[[ Given records, beginning ]]
# harvardinformatics/IMCoalHMM

Hardware: AMD Instinct MI355X
Metric: alignment columns/sec (forward pass), 20-state isolation HMM (higher is better)
Workload: dtype f64

## Files before the change

imcoalhmm_amd/csrc/imcoal_fwd.hip:

```cpp
#include <hip/hip_runtime.h>

#include <algorithm>
#include <array>
#include <cerrno>
#include <climits>
#include <cmath>
#include <cstdint>
#include <cstdio>
#include <cstdlib>
#include <cstring>
#include <list>
#include <atomic>
#include <chrono>
#include <map>
#include <set>
#include <memory>
#include <mutex>
#include <condition_variable>
#include <string>
#include <vector>

#include <sys/stat.h>
#include <unistd.h>

#include "../../include/imcoal_fwd.h"
#include "kernels_plain.hpp"
#include "kernels_stitch.hpp"
#include "kernels_zip.hpp"
#include "kernels_big.hpp"
#include "kernels_zip2.hpp"
#include "kernels_zip3.hpp"
#include "kernels_zip4.hpp"
#include "options_host.hpp"
#include "pair_dict.hpp"
#include "kernels_encode.hpp"
#include "kernels_train.hpp"
#include "kernels_ingest.hpp"
#include "kernels_align.hpp"
#include "kernels_phylip.hpp"
#include "slab_stream.hpp"
#include "plan_host.hpp"
#include "planner_host.hpp"
#include "model_host.hpp"
#include "kernels_model.hpp"
#include "../../include/imcoal_model.h"
#include "kernels_sample.hpp"
#include "../../include/imcoal_sample.h"
#include "obs_io.hpp"
#include "fasta_io.hpp"

static_assert(sizeof(imc::Desc4) == sizeof(int4) && alignof(imc::Desc4) == alignof(int4), "descriptor entries are uploaded as int4");

namespace {

thread_local std::string g_err;
std::mutex g_mu;
std::condition_variable g_cv;

int fail(int code, const std::string &msg)
{
    g_err = msg;
    return code;
}

#define HIP_TRY(expr)                                                                                   \
    do {                                                                                                \
        hipError_t _e = (expr);                                                                         \
        if (_e != hipSuccess)                                                                           \
            return fail(_e == hipErrorOutOfMemory ? IMC_ERR_OOM : IMC_ERR_HIP,                          \
                        std::string(#expr) + ": " + hipGetErrorString(_e));                             \
    } while (0)

using imc::HYBRID_MAX_ALPHABET;
using imc::LDS_BUDGET;
using imc::Z2GRAN;
using imc::round_up;

constexpr size_t STAGE_KERNEL_MAX_BYTES = 1u << 20;

struct GuardRec { hipDeviceptr_t va; size_t va_size; hipMemGenericAllocationHandle_t handle; hipDeviceptr_t map; size_t map_size; };
std::map<void *, GuardRec> &g_guard = *new std::map<void *, GuardRec>();

void dev_free(void *p)
{
    if (!p) return;
    auto it = g_guard.find(p);
    if (it == g_guard.end()) { (void)hipFree(p); return; }
    (void)hipDeviceSynchronize();
    (void)hipMemUnmap(it->second.map, it->second.map_size);
    (void)hipMemRelease(it->second.handle);
    g_guard.erase(it);
}

struct DictDev : imc::TrainedDict {
// ... 1525 lines not shown
        std::vector<std::pair<int, int>> table_runs;
        DevBuf<double> d_Cpack;
        bool rank1 = false;
        std::vector<int> checkpoints;
        std::vector<BigBlock> tail_blocks;
        std::vector<std::pair<uint32_t, uint32_t>> r1_segs;
        DevBuf<BigBlock> d_tail_blocks;
        DevBuf<int> d_r1flag, d_r1at;
        DevBuf<double> d_r1u, d_r1alpha;
    } chain;

    struct Blocked {
        std::vector<Z2Block> blocks;
        DevBuf<Z2Block> d_blocks;
        DevBuf<uint16_t> d_tab_order;
        DevBuf<int> d_tab_lvl;
        std::vector<int> tab_lvl;
        int tab_nlvl = 0;
        DevBuf<int4> d_tab_desc;
        DevBuf<int4> d_tab_desc2;
        std::vector<std::pair<int, int>> tab2;
        DevBuf<int4> d_tab_desc3;
        std::vector<std::pair<int, int>> tab3;
        bool wide_tokens = false;
        bool stream_table = false;
        int n_hot = 0;
        std::vector<uint16_t> hot;
        DevBuf<uint16_t> d_hot;
        imc::PhaseTable phases;
        std::vector<Z2Tail> tails;
        DevBuf<Z2Tail> d_tails;
        DevBuf<double> d_tailX;
        DevBuf<int> d_tailE, d_tail_arrive;
        int tail_stride = 0;
    } blk;
};
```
[[ Given records, end ]]
Nothing in the data may differ; print all of it exactly as written.

# harvardinformatics/IMCoalHMM

Hardware: AMD Instinct MI355X
Metric: alignment columns/sec (forward pass), 20-state isolation HMM (higher is better)
Workload: dtype f64

## Files before the change

imcoalhmm_amd/csrc/imcoal_fwd.hip:

```cpp
#include <hip/hip_runtime.h>

#include <algorithm>
#include <array>
#include <cerrno>
#include <climits>
#include <cmath>
#include <cstdint>
#include <cstdio>
#include <cstdlib>
#include <cstring>
#include <list>
#include <atomic>
#include <chrono>
#include <map>
#include <set>
#include <memory>
#include <mutex>
#include <condition_variable>
#include <string>
#include <vector>

#include <sys/stat.h>
#include <unistd.h>

#include "../../include/imcoal_fwd.h"
#include "kernels_plain.hpp"
#include "kernels_stitch.hpp"
#include "kernels_zip.hpp"
#include "kernels_big.hpp"
#include "kernels_zip2.hpp"
#include "kernels_zip3.hpp"
#include "kernels_zip4.hpp"
#include "options_host.hpp"
#include "pair_dict.hpp"
#include "kernels_encode.hpp"
#include "kernels_train.hpp"
#include "kernels_ingest.hpp"
#include "kernels_align.hpp"
#include "kernels_phylip.hpp"
#include "slab_stream.hpp"
#include "plan_host.hpp"
#include "planner_host.hpp"
#include "model_host.hpp"
#include "kernels_model.hpp"
#include "../../include/imcoal_model.h"
#include "kernels_sample.hpp"
#include "../../include/imcoal_sample.h"
#include "obs_io.hpp"
#include "fasta_io.hpp"

static_assert(sizeof(imc::Desc4) == sizeof(int4) && alignof(imc::Desc4) == alignof(int4), "descriptor entries are uploaded as int4");

namespace {

thread_local std::string g_err;
std::mutex g_mu;
std::condition_variable g_cv;

int fail(int code, const std::string &msg)
{
    g_err = msg;
    return code;
}

#define HIP_TRY(expr)                                                                                   \
    do {                                                                                                \
        hipError_t _e = (expr);                                                                         \
        if (_e != hipSuccess)                                                                           \
            return fail(_e == hipErrorOutOfMemory ? IMC_ERR_OOM : IMC_ERR_HIP,                          \
                        std::string(#expr) + ": " + hipGetErrorString(_e));                             \
    } while (0)

using imc::HYBRID_MAX_ALPHABET;
using imc::LDS_BUDGET;
using imc::Z2GRAN;
using imc::round_up;

constexpr size_t STAGE_KERNEL_MAX_BYTES = 1u << 20;

struct GuardRec { hipDeviceptr_t va; size_t va_size; hipMemGenericAllocationHandle_t handle; hipDeviceptr_t map; size_t map_size; };
std::map<void *, GuardRec> &g_guard = *new std::map<void *, GuardRec>();

void dev_free(void *p)
{
    if (!p) return;
    auto it = g_guard.find(p);
    if (it == g_guard.end()) { (void)hipFree(p); return; }
    (void)hipDeviceSynchronize();
    (void)hipMemUnmap(it->second.map, it->second.map_size);
    (void)hipMemRelease(it->second.handle);
    g_guard.erase(it);
}

struct DictDev : imc::TrainedDict {
// ... 1525 lines not shown
        std::vector<std::pair<int, int>> table_runs;
        DevBuf<double> d_Cpack;
        bool rank1 = false;
        std::vector<int> checkpoints;
        std::vector<BigBlock> tail_blocks;
        std::vector<std::pair<uint32_t, uint32_t>> r1_segs;
        DevBuf<BigBlock> d_tail_blocks;
        DevBuf<int> d_r1flag, d_r1at;
        DevBuf<double> d_r1u, d_r1alpha;
    } chain;

    struct Blocked {
        std::vector<Z2Block> blocks;
        DevBuf<Z2Block> d_blocks;
        DevBuf<uint16_t> d_tab_order;
        DevBuf<int> d_tab_lvl;
        std::vector<int> tab_lvl;
        int tab_nlvl = 0;
        DevBuf<int4> d_tab_desc;
        DevBuf<int4> d_tab_desc2;
        std::vector<std::pair<int, int>> tab2;
        DevBuf<int4> d_tab_desc3;
        std::vector<std::pair<int, int>> tab3;
        bool wide_tokens = false;
        bool stream_table = false;
        int n_hot = 0;
        std::vector<uint16_t> hot;
        DevBuf<uint16_t> d_hot;
        imc::PhaseTable phases;
        std::vector<Z2Tail> tails;
        DevBuf<Z2Tail> d_tails;
        DevBuf<double> d_tailX;
        DevBuf<int> d_tailE, d_tail_arrive;
        int tail_stride = 0;
    } blk;
};
```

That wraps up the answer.